Top of Provided entries
template <typename Store>
__device__ __forceinline__ bool fb_reserve(int* __restrict__ fb_cnt, const unsigned kind, const unsigned sub, const bool flag,
                                           const Store& store) {
  const unsigned long long dmask = __builtin_amdgcn_ballot_w64(flag);
  if (dmask == 0ull) return flag;
  const unsigned lane = __builtin_amdgcn_mbcnt_hi(~0u, __builtin_amdgcn_mbcnt_lo(~0u, 0u));
  const unsigned leader = (unsigned)__builtin_ctzll(dmask);
  const unsigned l = kind * FB_SUB + sub;
  int base = 0;
  if (lane == leader) base = atomicAdd(fb_cnt + fb_counter(l), (int)__builtin_popcountll(dmask));
  base = __builtin_amdgcn_readlane(base, leader);
  return flag && store(l, base, (unsigned)__builtin_popcountll(dmask & ((1ull << lane) - 1ull)));
}

struct FlaggedTile {
  size_t plane;
  int t, ty, tx;
  size_t off;
  size_t slot;
};
struct FbWalk {
  const uint32_t* __restrict__ fb_list;
  uint32_t fb_cap, fb_cap3;
  int pre[FB_KINDS], total[FB_KINDS];

  __device__ __forceinline__ FbWalk(const uint32_t* __restrict__ fb_list_, const int* __restrict__ fb_cnt,
                                    const uint32_t fb_cap_, const uint32_t fb_cap3_)
      : fb_list(fb_list_), fb_cap(fb_cap_), fb_cap3(fb_cap3_) {
    static_assert(FB_SUB == WAVE, "one sub-list per lane");
#pragma unroll
    for (int k = 0; k < (int)FB_KINDS; ++k) {
      int c = fb_cnt[fb_counter(k * FB_SUB + threadIdx.x)];
      if (k == 3) c = min(c, (int)fb_cap3);
      int incl = c;
#pragma unroll
      for (int o = 1; o < WAVE; o <<= 1) { const int v = __shfl_up(incl, o, WAVE); if ((int)threadIdx.x >= o) incl += v; }
      pre[k] = incl - c;
      total[k] = __shfl(incl, WAVE - 1, WAVE);
    }
  }
  __device__ __forceinline__ bool item(const int k, const int it0, const Geom& g, FlaggedTile& tl) const {
    const int it = min(it0 + (int)threadIdx.x, total[k] - 1);
    int sub = 0;
#pragma unroll
    for (int o = WAVE / 2; o > 0; o >>= 1) { const int p = __shfl(pre[k], sub + o, WAVE); if (p <= it) sub += o; }
    const int j = it - __shfl(pre[k], sub, WAVE);
    if (it0 + (int)threadIdx.x >= total[k]) return false;
    tl.slot = (size_t)sub * (k == 3 ? fb_cap3 : fb_cap) + j;
    const uint32_t id = fb_list[(size_t)k * FB_SUB * fb_cap + tl.slot];
    tl.plane = id / (uint32_t)g.n_tiles;
    tl.t = (int)(id % (uint32_t)g.n_tiles);
    tl.ty = tl.t / g.nbx;
    tl.tx = tl.t - tl.ty * g.nbx;
    tl.off = STRIDED_TILE((size_t)0, g, tl.plane, tl.ty, tl.tx);
    return true;
  }
};

__device__ __forceinline__ void fill_alpha_k(const float alpha, const int K, float (&alpha_k)[8]) {
#pragma unroll
  for (int i = 0; i < 8; ++i) alpha_k[i] = (i < K) ? alpha : 0.0f;
}

template <bool ALIGNED, bool YW>
__device__ __forceinline__ void finish_flagged(const Geom& g, const FlaggedTile& tl, float* __restrict__ sigma_c, uint8_t* stego,
                                               float* __restrict__ yw, const float (&sc)[8], const float (&a)[8][8]) {
  store_row8_f32<true>(sigma_c + (tl.plane * g.n_tiles + tl.t) * 8, sc);
  store_tile_u8<ALIGNED>(stego + tl.off, g.row_stride, a);
  if (YW) {
    float* o = DENSE_TILE(yw, g, tl.plane, tl.ty, tl.tx);
#pragma unroll
    for (int r = 0; r < 8; ++r) store_row8_f32<false>(o + (size_t)r * g.W, a[r]);
  }
}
Bottom of Provided entries
(What you are asked to do) The reply should consist of the records, reproduced exactly.

(Task response)
template <typename Store>
__device__ __forceinline__ bool fb_reserve(int* __restrict__ fb_cnt, const unsigned kind, const unsigned sub, const bool flag,
                                           const Store& store) {
  const unsigned long long dmask = __builtin_amdgcn_ballot_w64(flag);
  if (dmask == 0ull) return flag;
  const unsigned lane = __builtin_amdgcn_mbcnt_hi(~0u, __builtin_amdgcn_mbcnt_lo(~0u, 0u));
  const unsigned leader = (unsigned)__builtin_ctzll(dmask);
  const unsigned l = kind * FB_SUB + sub;
  int base = 0;
  if (lane == leader) base = atomicAdd(fb_cnt + fb_counter(l), (int)__builtin_popcountll(dmask));
  base = __builtin_amdgcn_readlane(base, leader);
  return flag && store(l, base, (unsigned)__builtin_popcountll(dmask & ((1ull << lane) - 1ull)));
}

struct FlaggedTile {
  size_t plane;
  int t, ty, tx;
  size_t off;
  size_t slot;
};
struct FbWalk {
  const uint32_t* __restrict__ fb_list;
  uint32_t fb_cap, fb_cap3;
  int pre[FB_KINDS], total[FB_KINDS];

  __device__ __forceinline__ FbWalk(const uint32_t* __restrict__ fb_list_, const int* __restrict__ fb_cnt,
                                    const uint32_t fb_cap_, const uint32_t fb_cap3_)
      : fb_list(fb_list_), fb_cap(fb_cap_), fb_cap3(fb_cap3_) {
    static_assert(FB_SUB == WAVE, "one sub-list per lane");
#pragma unroll
    for (int k = 0; k < (int)FB_KINDS; ++k) {
      int c = fb_cnt[fb_counter(k * FB_SUB + threadIdx.x)];
      if (k == 3) c = min(c, (int)fb_cap3);
      int incl = c;
#pragma unroll
      for (int o = 1; o < WAVE; o <<= 1) { const int v = __shfl_up(incl, o, WAVE); if ((int)threadIdx.x >= o) incl += v; }
      pre[k] = incl - c;
      total[k] = __shfl(incl, WAVE - 1, WAVE);
    }
  }
  __device__ __forceinline__ bool item(const int k, const int it0, const Geom& g, FlaggedTile& tl) const {
    const int it = min(it0 + (int)threadIdx.x, total[k] - 1);
    int sub = 0;
#pragma unroll
    for (int o = WAVE / 2; o > 0; o >>= 1) { const int p = __shfl(pre[k], sub + o, WAVE); if (p <= it) sub += o; }
    const int j = it - __shfl(pre[k], sub, WAVE);
    if (it0 + (int)threadIdx.x >= total[k]) return false;
    tl.slot = (size_t)sub * (k == 3 ? fb_cap3 : fb_cap) + j;
    const uint32_t id = fb_list[(size_t)k * FB_SUB * fb_cap + tl.slot];
    tl.plane = id / (uint32_t)g.n_tiles;
    tl.t = (int)(id % (uint32_t)g.n_tiles);
    tl.ty = tl.t / g.nbx;
    tl.tx = tl.t - tl.ty * g.nbx;
    tl.off = STRIDED_TILE((size_t)0, g, tl.plane, tl.ty, tl.tx);
    return true;
  }
};

__device__ __forceinline__ void fill_alpha_k(const float alpha, const int K, float (&alpha_k)[8]) {
#pragma unroll
  for (int i = 0; i < 8; ++i) alpha_k[i] = (i < K) ? alpha : 0.0f;
}

template <bool ALIGNED, bool YW>
__device__ __forceinline__ void finish_flagged(const Geom& g, const FlaggedTile& tl, float* __restrict__ sigma_c, uint8_t* stego,
                                               float* __restrict__ yw, const float (&sc)[8], const float (&a)[8][8]) {
  store_row8_f32<true>(sigma_c + (tl.plane * g.n_tiles + tl.t) * 8, sc);
  store_tile_u8<ALIGNED>(stego + tl.off, g.row_stride, a);
  if (YW) {
    float* o = DENSE_TILE(yw, g, tl.plane, tl.ty, tl.tx);
#pragma unroll
    for (int r = 0; r < 8; ++r) store_row8_f32<false>(o + (size_t)r * g.W, a[r]);
  }
}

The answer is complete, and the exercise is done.